EXERCISE REQUIREMENTS: Say how many lines in the records contain "gscale". The reply must consist of the number alone.

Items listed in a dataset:
****************

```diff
@@ -255,10 +262,11 @@
     a.blob = h->d_blob;
     a.gvid = h->d_gvid;
     a.vdst = h->d_vdst;
-    a.fin_vid = h->d_fin_vid;
-    a.fin_off = h->d_fin_off;
+    a.patches = h->d_patches;
+    a.patch_vid = h->d_patch_vid;
+    a.patch_wave = h->d_patch_wave;
     a.n_tiles = int64_t(h->plan.tiles.size());
-    a.n_finish = int64_t(h->plan.fin_vid.size());
+    a.n_finish = int64_t(h->plan.patch_vid.size());
     a.block_threads = h->plan.block_threads;
     a.lds_bytes = h->plan.lds_bytes;
     a.vert_stride = h->plan.vert_stride;
@@ -379,6 +387,10 @@
         out->mean_fill = double(P.total_slots) / (double(out->n_tiles) * double(out->tile_capacity));
         out->max_fill = double(P.max_slots) / double(out->tile_capacity);
     }
+    out->patches = int64_t(P.patches.size()) - 1;
+    out->patch_mean_vertices = out->patches > 0 ? double(P.patch_vid.size()) / double(out->patches) : 0.0;
+    out->patch_median_vertices = P.patch_g_median;
+    out->tail_share = 0.0;
     return TSAMD_OK;
 }
 
@@ -418,6 +430,32 @@
     return TSAMD_OK;
 }
 
+int tsamd_get_stage_layout(const tsamd_handle *h, int64_t *n_patches, const int32_t **patches, int64_t *n_shared,
+                           const int32_t **patch_vid, int64_t *n_rows, const int32_t **stage_row)
+{
+    if (!h || !n_patches || !patches || !n_shared || !patch_vid || !n_rows || !stage_row) return fail(TSAMD_ERR_INVALID_ARGUMENT, "null argument");
+    static_assert(sizeof(tsamd::Plan::Patch) == 16, "a patch descriptor is four int32");
+    const tsamd::Plan &P = h->plan;
+    *n_patches = int64_t(P.patches.size()) - 1;
+    *patches = reinterpret_cast<const int32_t *>(P.patches.data());
+    *n_shared = int64_t(P.patch_vid.size());
+    *patch_vid = P.patch_vid.data();
+    *n_rows = P.n_stage;
+    *stage_row = P.stage_row.data();
+    return TSAMD_OK;
+}
+
+int tsamd_read_stage(tsamd_handle *h, void *stream, float *rows_host)
+{
+    if (!h || !rows_host) return fail(TSAMD_ERR_INVALID_ARGUMENT, "null argument");
+    if (h->host_only) return fail(TSAMD_ERR_HOST_ONLY, "handle was created host_only; no device path");
+    DeviceGuard g;
+    TSAMD_HIP(g.enter(h->device));
+    TSAMD_HIP(hipStreamSynchronize(static_cast<hipStream_t>(stream)));
+    if (h->plan.n_stage > 0) TSAMD_HIP(hipMemcpy(rows_host, h->d_stage, size_t(h->plan.n_stage) * 3 * sizeof(float), hipMemcpyDeviceToHost));
+    return TSAMD_OK;
+}
+
 int tsamd_get_adjacency(const tsamd_handle *h, const int32_t **nbr)
 {
     if (!h || !nbr) return fail(TSAMD_ERR_INVALID_ARGUMENT, "null argument");
diff --git a/tssplat_amd/csrc/kernels.h b/tssplat_amd/csrc/kernels.h
--- a/tssplat_amd/csrc/kernels.h
+++ b/tssplat_amd/csrc/kernels.h
@@ -12,7 +12,8 @@
     const TileDesc *tiles;
     const uint8_t *blob;
     const int32_t *gvid, *vdst;
-    const int32_t *fin_vid, *fin_off;
+    const Plan::Patch *patches;
+    const int32_t *patch_vid, *patch_wave;
     int64_t n_tiles, n_finish;
     int32_t block_threads, lds_bytes;
     int32_t vert_stride = 0;
diff --git a/tssplat_amd/csrc/kernels.hip b/tssplat_amd/csrc/kernels.hip
--- a/tssplat_amd/csrc/kernels.hip
+++ b/tssplat_amd/csrc/kernels.hip
@@ -588,7 +588,8 @@
 }
 
 struct FinishArgs {
-    const int32_t *fin_vid, *fin_off;
+    const int4 *patches;
+    const int32_t *patch_vid, *patch_wave;
     int64_t n_finish;
     const float *stage;
     float *grad;
@@ -660,37 +661,54 @@
         return;
     }
     const float gscale = a.grad_out ? *a.grad_out : 1.f;
-    const int64_t stride = int64_t(gridDim.x - 1) * 256;
-    for (int64_t k = int64_t(blockIdx.x - 1) * 256 + tid; k < a.n_finish; k += stride) {
+    const int lane = tid & (kWave - 1);
+    const int64_t n_waves = (a.n_finish + kWave - 1) / kWave, wave_stride = int64_t(gridDim.x - 1) * (256 / kWave);
+    for (int64_t w = int64_t(blockIdx.x - 1) * (256 / kWave) + __builtin_amdgcn_readfirstlane(tid / kWave); w < n_waves; w += wave_stride) {
+        const int64_t k = w * kWave + lane;
+        const int32_t p0 = __builtin_amdgcn_readfirstlane(FIN_LOAD(&a.patch_wave[w])), p1 = __builtin_amdgcn_readfirstlane(FIN_LOAD(&a.patch_wave[w + 1]));
+        const int np = p1 - p0 + 1;
+        const int32_t vid = k < a.n_finish ? FIN_LOAD(&a.patch_vid[k]) : 0;
+        const int4 mine = FIN_LOAD(&a.patches[p0 + (lane < np ? lane : 0)]);
+        int32_t first = __builtin_amdgcn_readfirstlane(mine.x), vs = __builtin_amdgcn_readfirstlane(mine.y),
+                g = __builtin_amdgcn_readfirstlane(mine.z), c = __builtin_amdgcn_readfirstlane(mine.w);
+        for (int j = 1; j < np; ++j) {
+            const int32_t fj = __builtin_amdgcn_readlane(mine.x, j), vj = __builtin_amdgcn_readlane(mine.y, j),
+                          gj = __builtin_amdgcn_readlane(mine.z, j), cj = __builtin_amdgcn_readlane(mine.w, j);
+            const bool take = k >= int64_t(vj);
+            first = take ? fj : first, vs = take ? vj : vs, g = take ? gj : g, c = take ? cj : c;
+        }
+        if (k >= a.n_finish) c = 0;
+        const int64_t r0 = int64_t(first) + (k - int64_t(vs));
         float gx = 0.f, gy = 0.f, gz = 0.f;
-        const int32_t e0 = FIN_LOAD(&a.fin_off[k]), e1 = FIN_LOAD(&a.fin_off[k + 1]);
         constexpr int kRowsAhead = 4;
         {
             float3 r[kRowsAhead];
 #pragma unroll
             for (int j = 0; j < kRowsAhead; ++j) {
-                const int32_t e = e0 + j < e1 ? e0 + j : (e1 > 0 ? e1 - 1 : 0);
+                const int64_t e = c > 0 ? r0 + int64_t(j < c ? j : c - 1) * g : 0;
                 const float *p = a.stage + size_t(e) * 3;
                 r[j] = make_float3(FIN_LOAD(p), FIN_LOAD(p + 1), FIN_LOAD(p + 2));
             }
 #pragma unroll
             for (int j = 0; j < kRowsAhead; ++j)
-                if (e0 + j < e1) {
+                if (j < c) {
                     gx += r[j].x;
                     gy += r[j].y;
                     gz += r[j].z;
                 }
         }
-        for (int32_t e = e0 + kRowsAhead; e < e1; ++e) {
-            const float *r = a.stage + size_t(e) * 3;
+        for (int32_t j = kRowsAhead; j < c; ++j) {
+            const float *r = a.stage + size_t(r0 + int64_t(j) * g) * 3;
             gx += FIN_LOAD(r);
             gy += FIN_LOAD(r + 1);
             gz += FIN_LOAD(r + 2);
         }
-        float *g = a.grad + size_t(FIN_LOAD(&a.fin_vid[k])) * 3;
-        g[0] = gx * gscale;
-        g[1] = gy * gscale;
-        g[2] = gz * gscale;
+        if (k < a.n_finish) {
+            float *gp = a.grad + size_t(vid) * 3;
+            gp[0] = gx * gscale;
+            gp[1] = gy * gscale;
+            gp[2] = gz * gscale;
+        }
     }
 }
 
@@ -925,8 +943,9 @@
         r.tile_lds = size_t(e.lds_bytes);
     }
     FinishArgs &f = r.f;
-    f.fin_vid = e.fin_vid;
-    f.fin_off = e.fin_off;
+    f.patches = reinterpret_cast<const int4 *>(e.patches);
+    f.patch_vid = e.patch_vid;
+    f.patch_wave = e.patch_wave;
     f.n_finish = e.grad ? e.n_finish : 0;
     f.stage = e.stage;
     f.grad = e.grad;
diff --git a/tssplat_amd/csrc/plan.cpp b/tssplat_amd/csrc/plan.cpp
--- a/tssplat_amd/csrc/plan.cpp
+++ b/tssplat_amd/csrc/plan.cpp
@@ -4,6 +4,7 @@
 #include "partition.h"
 
 #include <algorithm>
+#include <array>
 #include <atomic>
 #include <cmath>
 #include <cstdio>
@@ -821,7 +822,95 @@
         }
         P.fin_off.push_back(int32_t(entries));
         P.fin_idx.assign(size_t(entries), 0);
+        const int64_t K = int64_t(P.fin_vid.size());
+        const int32_t *fo = P.fin_off.data();
+        std::vector<int32_t> shr(static_cast<size_t>(entries));
+        std::vector<int64_t> tv_base(size_t(T) + 1, 0);
+        for (int64_t t = 0; t < T; ++t) tv_base[size_t(t) + 1] = tv_base[size_t(t)] + int64_t(tile_verts[size_t(t)].size());
+        RawVector<int32_t> tv_row(static_cast<size_t>(tv_base[size_t(T)]));
         std::vector<int32_t> cur(P.fin_off.begin(), P.fin_off.end() - 1);
+        for (int64_t t = 0; t < T; ++t) {
+            const auto &tv = tile_verts[size_t(t)];
+            for (size_t i = 0; i < tv.size(); ++i) {
+                const int32_t k = fin_of[size_t(tv[i])];
+                if (k < 0) continue;
+                tv_row[size_t(tv_base[size_t(t)]) + i] = cur[size_t(k)] - fo[k];
+                shr[size_t(cur[size_t(k)]++)] = int32_t(t);
+            }
+        }
+        auto set_cmp = [&](int32_t a, int32_t b) {
+            const int32_t *pa = shr.data() + fo[a], *ea = shr.data() + fo[a + 1], *pb = shr.data() + fo[b], *eb = shr.data() + fo[b + 1];
+            for (; pa < ea && pb < eb; ++pa, ++pb)
+                if (*pa != *pb) return *pa < *pb ? -1 : 1;
+            return (pa < ea) == (pb < eb) ? 0 : (pb < eb ? -1 : 1);
+        };
+        auto bucket = [&](int64_t k) { return fo[k + 1] > fo[k] ? int64_t(shr[size_t(fo[k])]) + 1 : int64_t(0); };
+        std::vector<int64_t> bstart(size_t(T) + 2, 0);
+        for (int64_t k = 0; k < K; ++k) ++bstart[size_t(bucket(k)) + 1];
+        for (int64_t b = 0; b <= T; ++b) bstart[size_t(b) + 1] += bstart[size_t(b)];
+        std::vector<int32_t> order(static_cast<size_t>(K));
+        {
+            std::vector<int64_t> fill(bstart.begin(), bstart.end() - 1);
+            for (int64_t k = 0; k < K; ++k) order[size_t(fill[size_t(bucket(k))]++)] = int32_t(k);
+        }
+        parallel_chunks(T + 1, 64, nthreads, [&](int64_t b, int64_t e, int) {
+            for (int64_t q = b; q < e; ++q)
+                std::sort(order.begin() + bstart[size_t(q)], order.begin() + bstart[size_t(q) + 1], [&](int32_t x, int32_t y) {
+                    const int c = set_cmp(x, y);
+                    return c != 0 ? c < 0 : x < y;
+                });
+        });
+        std::vector<int32_t> row0(static_cast<size_t>(K)), gsz(static_cast<size_t>(K));
+        P.patch_vid.resize(size_t(K));
+        int64_t row = 0;
+        for (int64_t i = 0; i < K;) {
+            int64_t j = i + 1;
+            while (j < K && set_cmp(order[size_t(i)], order[size_t(j)]) == 0) ++j;
+            const int32_t k0 = order[size_t(i)], g = int32_t(j - i), c = fo[k0 + 1] - fo[k0];
+            P.patches.push_back({int32_t(row), int32_t(i), g, c});
+            for (int64_t q = i; q < j; ++q) {
+                const int32_t k = order[size_t(q)];
+                row0[size_t(k)] = int32_t(row + (q - i));
+                gsz[size_t(k)] = g;
+                P.patch_vid[size_t(q)] = P.fin_vid[size_t(k)];
+            }
+            row += int64_t(c) * g;
+            i = j;
+        }
+        const int64_t n_patches = int64_t(P.patches.size());
+        P.patches.push_back({int32_t(entries), int32_t(K), 0, 0});
+        P.patch_wave.assign(size_t((K + 63) / 64) + 1, int32_t(std::max<int64_t>(0, n_patches - 1)));
+        for (int64_t w = 0, p = 0; 64 * w < K; ++w) {
+            while (P.patches[size_t(p) + 1].vstart <= 64 * w) ++p;
+            P.patch_wave[size_t(w)] = int32_t(p);
+        }
+        if (n_patches > 0) {
+            std::vector<int32_t> gs(static_cast<size_t>(n_patches));
+            for (int64_t p = 0; p < n_patches; ++p) gs[size_t(p)] = P.patches[size_t(p)].g;
+            std::sort(gs.begin(), gs.end());
+            P.patch_g_median = 0.5 * (double(gs[size_t((n_patches - 1) / 2)]) + double(gs[size_t(n_patches / 2)]));
+        }
+        parallel_chunks(T, 16, nthreads, [&](int64_t b, int64_t e, int) {
+            std::vector<std::array<int32_t, 4>> key;
+            for (int64_t t = b; t < e; ++t) {
+                auto &tv = tile_verts[size_t(t)];
+                auto &td = tile_vdeg[size_t(t)];
+                int32_t *tr = tv_row.data() + tv_base[size_t(t)];
+                key.resize(tv.size());
+                for (size_t i = 0; i < tv.size(); ++i) {
+                    const int32_t k = fin_of[size_t(tv[i])];
+                    key[i] = {-td[i], k < 0 ? 1 : 0, k < 0 ? tv[i] : row0[size_t(k)] + tr[i] * gsz[size_t(k)], tv[i]};
+                }
+                std::sort(key.begin(), key.end());
+                for (size_t i = 0; i < tv.size(); ++i) {
+                    td[i] = -key[i][0];
+                    tr[i] = key[i][2];
+                    tv[i] = key[i][3];
+                }
+            }
+        });
+        P.stage_row.assign(size_t(entries), 0);
+        std::copy(P.fin_off.begin(), P.fin_off.end() - 1, cur.begin());
         for (int64_t t = 0; t < T; ++t) {
             const TileDesc &d = P.tiles[size_t(t)];
             const auto &tv = tile_verts[size_t(t)];
@@ -833,9 +922,14 @@
                 if (k < 0) {
                     vd[i] = v;
                 } else {
-                    const int32_t row = cur[size_t(k)]++;
-                    vd[i] = ~row;
-                    P.fin_idx[size_t(d.stage_off + j++)] = row;
+                    const int32_t r = cur[size_t(k)]++;
+                    vd[i] = ~r;
+                    P.fin_idx[size_t(d.stage_off + j++)] = r;
+                    P.stage_row[size_t(r)] = tv_row[size_t(tv_base[size_t(t)]) + size_t(i)];
+                    if (P.stage_row[size_t(r)] != row0[size_t(k)] + (r - fo[k]) * gsz[size_t(k)]) {
+                        err = "internal: a tile vertex's staging row is not its patch's row for that sharer";
+                        return ERR_TILING;
+                    }
                 }
             }
             std::fill_n(vd + d.n_verts, size_t(P.vert_stride - d.n_verts), int32_t(0));
diff --git a/tssplat_amd/csrc/plan.h b/tssplat_amd/csrc/plan.h
--- a/tssplat_amd/csrc/plan.h
+++ b/tssplat_amd/csrc/plan.h
@@ -115,6 +115,14 @@
     RawVector<int32_t> slot_tet;
     std::vector<int64_t> slot_base;
     std::vector<int32_t> fin_vid, fin_off, fin_idx;
+    struct Patch {
+        int32_t first_row, vstart, g, c;
+    };
+    std::vector<Patch> patches;
+    std::vector<int32_t> patch_vid;
+    std::vector<int32_t> patch_wave;
+    std::vector<int32_t> stage_row;
+    double patch_g_median = 0.0;
     int64_t n_stage = 0;
     int64_t total_slots = 0, total_tile_verts = 0;
     int64_t n_cut_components = 0, n_bisection_components = 0, n_cut_templates = 0;
diff --git a/tssplat_amd/tet_spheres_ext.py b/tssplat_amd/tet_spheres_ext.py
--- a/tssplat_amd/tet_spheres_ext.py
+++ b/tssplat_amd/tet_spheres_ext.py
@@ -128,6 +128,23 @@
                 out[k] = getattr(cut, k)
         return out
 
+    def stage_layout(self) -> dict:
+        import numpy as np
+        n_p, n_s, n_r = C.c_int64(), C.c_int64(), C.c_int64()
+        pat, vid, row = C.POINTER(C.c_int32)(), C.POINTER(C.c_int32)(), C.POINTER(C.c_int32)()
+        _capi.check(_lib.tsamd_get_stage_layout(self._handle(), C.byref(n_p), C.byref(pat), C.byref(n_s), C.byref(vid), C.byref(n_r), C.byref(row)))
+
+        def arr(ptr, count, shape):
+            return np.ctypeslib.as_array(ptr, shape=(count,)).copy().reshape(shape) if count else np.zeros(shape, np.int32)
+        return {"patches": arr(pat, 4 * n_p.value, (n_p.value, 4)), "patch_vid": arr(vid, n_s.value, (n_s.value,)),
+                "stage_row": arr(row, n_r.value, (n_r.value,))}
+
+    def read_stage(self):
+        import numpy as np
+        out = np.zeros((max(self.plan_info()["shared_vertex_copies"], 1), 3), np.float32)
+        _capi.check(_lib.tsamd_read_stage(self._handle(), _stream_ptr(self.device), out.ctypes.data))
+        return out[:self.plan_info()["shared_vertex_copies"]]
+
     def set_timing(self, enable: bool) -> None:
         _capi.check(_lib.tsamd_set_timing(self._handle(), int(enable)))
 
```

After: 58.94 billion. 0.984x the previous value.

****************

ANSWER SPACE: 7